◆ Exercise ◆
Using the lines below, work out the count of those that hold "bound". Give the number only.

(Dataset entries)
▶

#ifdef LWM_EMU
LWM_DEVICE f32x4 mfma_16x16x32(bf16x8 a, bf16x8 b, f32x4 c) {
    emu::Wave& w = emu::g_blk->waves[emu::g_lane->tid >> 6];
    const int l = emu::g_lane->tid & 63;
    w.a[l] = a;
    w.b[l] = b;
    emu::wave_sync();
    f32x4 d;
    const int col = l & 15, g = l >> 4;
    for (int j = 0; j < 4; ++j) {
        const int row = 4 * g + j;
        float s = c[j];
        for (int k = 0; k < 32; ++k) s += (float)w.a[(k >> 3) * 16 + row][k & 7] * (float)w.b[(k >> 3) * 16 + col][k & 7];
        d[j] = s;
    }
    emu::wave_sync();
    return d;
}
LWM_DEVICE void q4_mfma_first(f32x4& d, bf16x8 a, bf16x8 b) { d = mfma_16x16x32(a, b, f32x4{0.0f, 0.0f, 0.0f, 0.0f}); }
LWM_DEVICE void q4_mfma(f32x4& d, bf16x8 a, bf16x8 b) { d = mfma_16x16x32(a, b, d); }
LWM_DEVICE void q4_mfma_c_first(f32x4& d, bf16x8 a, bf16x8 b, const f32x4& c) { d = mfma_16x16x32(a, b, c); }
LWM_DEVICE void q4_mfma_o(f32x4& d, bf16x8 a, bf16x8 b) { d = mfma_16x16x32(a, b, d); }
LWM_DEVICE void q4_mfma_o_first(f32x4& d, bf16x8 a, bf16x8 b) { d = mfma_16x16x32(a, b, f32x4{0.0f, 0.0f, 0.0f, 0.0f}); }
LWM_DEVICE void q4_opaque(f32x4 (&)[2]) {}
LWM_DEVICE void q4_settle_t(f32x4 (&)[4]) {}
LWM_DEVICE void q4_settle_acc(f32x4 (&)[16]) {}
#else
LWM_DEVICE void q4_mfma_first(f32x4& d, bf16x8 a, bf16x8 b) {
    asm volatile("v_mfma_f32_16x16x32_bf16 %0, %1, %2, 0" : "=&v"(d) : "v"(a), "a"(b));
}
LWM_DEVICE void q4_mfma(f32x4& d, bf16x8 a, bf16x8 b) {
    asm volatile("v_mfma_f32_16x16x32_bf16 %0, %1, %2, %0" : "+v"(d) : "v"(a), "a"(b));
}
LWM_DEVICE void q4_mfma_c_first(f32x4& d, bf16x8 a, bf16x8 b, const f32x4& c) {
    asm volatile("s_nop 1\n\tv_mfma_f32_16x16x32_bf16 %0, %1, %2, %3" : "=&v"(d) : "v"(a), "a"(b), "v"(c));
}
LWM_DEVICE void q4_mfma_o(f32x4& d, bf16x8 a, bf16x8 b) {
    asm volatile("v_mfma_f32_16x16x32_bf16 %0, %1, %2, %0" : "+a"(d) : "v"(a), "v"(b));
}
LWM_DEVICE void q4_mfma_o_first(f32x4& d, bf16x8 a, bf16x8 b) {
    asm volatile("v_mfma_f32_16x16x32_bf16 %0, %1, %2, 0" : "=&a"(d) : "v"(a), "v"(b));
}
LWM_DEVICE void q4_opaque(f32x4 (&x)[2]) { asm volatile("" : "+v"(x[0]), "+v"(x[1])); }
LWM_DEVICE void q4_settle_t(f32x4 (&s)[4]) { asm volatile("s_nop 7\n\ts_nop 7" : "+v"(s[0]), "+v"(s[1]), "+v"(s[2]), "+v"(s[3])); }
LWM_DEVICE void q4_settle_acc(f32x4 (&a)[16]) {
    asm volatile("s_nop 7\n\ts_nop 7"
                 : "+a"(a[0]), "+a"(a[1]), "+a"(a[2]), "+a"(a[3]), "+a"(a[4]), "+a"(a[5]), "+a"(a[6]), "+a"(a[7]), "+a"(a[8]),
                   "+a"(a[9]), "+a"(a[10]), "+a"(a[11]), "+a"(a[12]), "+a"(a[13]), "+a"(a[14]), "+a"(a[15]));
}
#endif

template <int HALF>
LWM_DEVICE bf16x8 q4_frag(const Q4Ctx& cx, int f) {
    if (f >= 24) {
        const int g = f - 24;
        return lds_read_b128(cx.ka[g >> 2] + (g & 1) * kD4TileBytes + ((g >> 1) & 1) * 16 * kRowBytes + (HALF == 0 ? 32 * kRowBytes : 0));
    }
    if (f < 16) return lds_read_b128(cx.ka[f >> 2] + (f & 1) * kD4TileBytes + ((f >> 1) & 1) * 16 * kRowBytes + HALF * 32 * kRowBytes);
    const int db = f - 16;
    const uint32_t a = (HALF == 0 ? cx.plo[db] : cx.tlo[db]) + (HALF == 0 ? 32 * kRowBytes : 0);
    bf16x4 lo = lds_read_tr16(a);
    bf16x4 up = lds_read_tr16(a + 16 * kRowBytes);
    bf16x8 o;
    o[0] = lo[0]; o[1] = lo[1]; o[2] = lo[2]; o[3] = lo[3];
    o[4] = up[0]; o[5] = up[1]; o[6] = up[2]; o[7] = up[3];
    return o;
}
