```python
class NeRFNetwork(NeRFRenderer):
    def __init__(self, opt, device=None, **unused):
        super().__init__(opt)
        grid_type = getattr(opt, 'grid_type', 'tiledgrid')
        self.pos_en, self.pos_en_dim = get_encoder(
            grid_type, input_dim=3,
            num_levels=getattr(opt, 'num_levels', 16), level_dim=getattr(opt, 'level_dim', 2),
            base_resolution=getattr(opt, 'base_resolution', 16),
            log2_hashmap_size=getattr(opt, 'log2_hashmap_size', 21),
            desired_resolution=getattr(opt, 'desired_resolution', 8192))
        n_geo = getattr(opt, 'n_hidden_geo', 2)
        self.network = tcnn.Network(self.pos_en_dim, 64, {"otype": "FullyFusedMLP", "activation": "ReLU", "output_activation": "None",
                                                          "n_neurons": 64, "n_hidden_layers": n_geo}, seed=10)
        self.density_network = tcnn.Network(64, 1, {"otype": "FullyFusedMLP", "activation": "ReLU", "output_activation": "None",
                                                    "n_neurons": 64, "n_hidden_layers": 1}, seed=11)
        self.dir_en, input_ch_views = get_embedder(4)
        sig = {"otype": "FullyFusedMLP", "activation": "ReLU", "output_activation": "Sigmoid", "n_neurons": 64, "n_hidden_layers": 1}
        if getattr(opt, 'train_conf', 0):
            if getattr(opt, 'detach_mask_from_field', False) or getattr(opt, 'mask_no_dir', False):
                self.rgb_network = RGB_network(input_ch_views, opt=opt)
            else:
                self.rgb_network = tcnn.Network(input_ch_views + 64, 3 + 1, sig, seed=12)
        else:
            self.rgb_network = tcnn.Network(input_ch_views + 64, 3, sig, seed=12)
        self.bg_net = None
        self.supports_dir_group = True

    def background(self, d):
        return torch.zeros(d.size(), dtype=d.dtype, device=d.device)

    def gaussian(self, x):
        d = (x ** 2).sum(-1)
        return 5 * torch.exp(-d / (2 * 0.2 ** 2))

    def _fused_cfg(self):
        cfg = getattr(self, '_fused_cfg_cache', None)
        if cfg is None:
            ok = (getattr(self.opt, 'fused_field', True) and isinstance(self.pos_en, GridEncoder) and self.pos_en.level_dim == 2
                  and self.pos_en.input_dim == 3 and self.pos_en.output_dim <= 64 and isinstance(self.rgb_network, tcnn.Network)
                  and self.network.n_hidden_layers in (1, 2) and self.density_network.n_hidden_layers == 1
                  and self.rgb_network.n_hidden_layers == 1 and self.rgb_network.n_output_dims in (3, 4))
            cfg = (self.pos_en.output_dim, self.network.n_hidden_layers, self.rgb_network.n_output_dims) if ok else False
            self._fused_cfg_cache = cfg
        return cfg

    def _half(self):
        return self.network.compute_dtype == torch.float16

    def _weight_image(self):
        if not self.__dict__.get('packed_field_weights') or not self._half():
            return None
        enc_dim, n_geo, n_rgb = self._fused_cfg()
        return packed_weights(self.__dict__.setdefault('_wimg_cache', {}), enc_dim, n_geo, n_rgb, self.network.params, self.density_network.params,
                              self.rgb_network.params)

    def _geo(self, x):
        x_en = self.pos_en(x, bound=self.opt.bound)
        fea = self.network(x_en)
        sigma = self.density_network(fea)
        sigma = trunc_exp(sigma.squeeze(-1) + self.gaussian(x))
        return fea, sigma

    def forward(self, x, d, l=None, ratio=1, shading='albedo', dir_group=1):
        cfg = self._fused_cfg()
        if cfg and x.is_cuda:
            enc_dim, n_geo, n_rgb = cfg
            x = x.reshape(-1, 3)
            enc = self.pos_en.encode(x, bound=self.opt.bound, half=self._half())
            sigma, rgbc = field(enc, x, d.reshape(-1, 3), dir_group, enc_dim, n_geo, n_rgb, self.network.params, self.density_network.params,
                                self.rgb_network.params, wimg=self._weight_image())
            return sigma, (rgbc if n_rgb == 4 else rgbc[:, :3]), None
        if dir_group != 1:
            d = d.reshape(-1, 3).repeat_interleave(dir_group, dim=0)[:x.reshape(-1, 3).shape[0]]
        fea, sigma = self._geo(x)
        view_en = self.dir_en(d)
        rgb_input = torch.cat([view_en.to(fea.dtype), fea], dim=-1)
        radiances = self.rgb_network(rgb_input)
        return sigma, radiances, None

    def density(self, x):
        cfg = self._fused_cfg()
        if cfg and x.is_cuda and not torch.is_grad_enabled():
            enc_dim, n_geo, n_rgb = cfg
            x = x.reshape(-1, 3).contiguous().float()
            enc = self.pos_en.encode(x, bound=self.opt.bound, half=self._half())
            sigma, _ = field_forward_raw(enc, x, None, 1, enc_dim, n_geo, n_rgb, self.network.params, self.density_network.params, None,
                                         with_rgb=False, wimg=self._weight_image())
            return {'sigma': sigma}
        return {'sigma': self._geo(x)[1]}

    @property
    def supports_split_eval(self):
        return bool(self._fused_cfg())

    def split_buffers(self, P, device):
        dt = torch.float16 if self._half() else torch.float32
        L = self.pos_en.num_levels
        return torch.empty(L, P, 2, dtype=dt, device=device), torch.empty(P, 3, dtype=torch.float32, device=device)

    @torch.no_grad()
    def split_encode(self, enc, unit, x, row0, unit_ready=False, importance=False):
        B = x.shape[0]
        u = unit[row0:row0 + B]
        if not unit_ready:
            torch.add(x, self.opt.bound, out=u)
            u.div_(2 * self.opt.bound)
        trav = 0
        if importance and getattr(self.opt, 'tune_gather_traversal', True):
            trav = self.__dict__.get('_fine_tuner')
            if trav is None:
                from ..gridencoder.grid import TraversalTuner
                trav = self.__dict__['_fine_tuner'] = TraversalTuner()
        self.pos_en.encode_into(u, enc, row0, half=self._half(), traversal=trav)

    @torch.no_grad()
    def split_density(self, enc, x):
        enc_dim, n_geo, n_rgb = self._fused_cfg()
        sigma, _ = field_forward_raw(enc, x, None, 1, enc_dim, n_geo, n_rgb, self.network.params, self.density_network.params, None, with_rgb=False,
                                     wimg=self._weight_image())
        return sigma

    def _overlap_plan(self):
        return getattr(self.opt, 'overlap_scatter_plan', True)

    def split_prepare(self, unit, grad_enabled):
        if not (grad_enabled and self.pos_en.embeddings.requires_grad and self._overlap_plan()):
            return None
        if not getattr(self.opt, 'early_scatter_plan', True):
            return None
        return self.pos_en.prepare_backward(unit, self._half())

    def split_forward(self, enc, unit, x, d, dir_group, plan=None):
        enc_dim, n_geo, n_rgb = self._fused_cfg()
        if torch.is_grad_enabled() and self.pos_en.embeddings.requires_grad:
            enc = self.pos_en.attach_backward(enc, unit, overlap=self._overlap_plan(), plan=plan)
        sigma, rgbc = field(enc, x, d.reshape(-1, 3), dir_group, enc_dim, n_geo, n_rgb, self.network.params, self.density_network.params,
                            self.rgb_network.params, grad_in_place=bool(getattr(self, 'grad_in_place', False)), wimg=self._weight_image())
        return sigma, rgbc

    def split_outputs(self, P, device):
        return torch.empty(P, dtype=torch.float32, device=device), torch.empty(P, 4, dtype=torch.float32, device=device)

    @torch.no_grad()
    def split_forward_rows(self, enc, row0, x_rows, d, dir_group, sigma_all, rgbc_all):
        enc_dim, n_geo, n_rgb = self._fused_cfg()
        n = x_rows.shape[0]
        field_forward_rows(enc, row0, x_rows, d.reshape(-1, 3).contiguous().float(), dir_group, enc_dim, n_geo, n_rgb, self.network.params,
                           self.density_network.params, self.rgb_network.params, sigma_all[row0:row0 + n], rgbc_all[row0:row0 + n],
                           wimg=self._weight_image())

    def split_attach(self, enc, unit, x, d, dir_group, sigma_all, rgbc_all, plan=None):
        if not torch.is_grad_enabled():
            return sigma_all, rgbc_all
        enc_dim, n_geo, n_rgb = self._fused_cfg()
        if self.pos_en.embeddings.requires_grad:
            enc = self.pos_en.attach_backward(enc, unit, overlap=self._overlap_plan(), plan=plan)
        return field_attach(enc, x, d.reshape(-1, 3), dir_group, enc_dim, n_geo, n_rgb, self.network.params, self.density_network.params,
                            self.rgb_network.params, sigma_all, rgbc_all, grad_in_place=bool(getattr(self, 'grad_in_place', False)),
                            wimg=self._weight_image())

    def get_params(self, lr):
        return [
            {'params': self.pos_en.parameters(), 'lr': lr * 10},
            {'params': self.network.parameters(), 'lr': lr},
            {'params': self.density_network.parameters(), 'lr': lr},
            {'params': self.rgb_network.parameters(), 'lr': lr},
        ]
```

◀

◆ Solution to this task ◆
5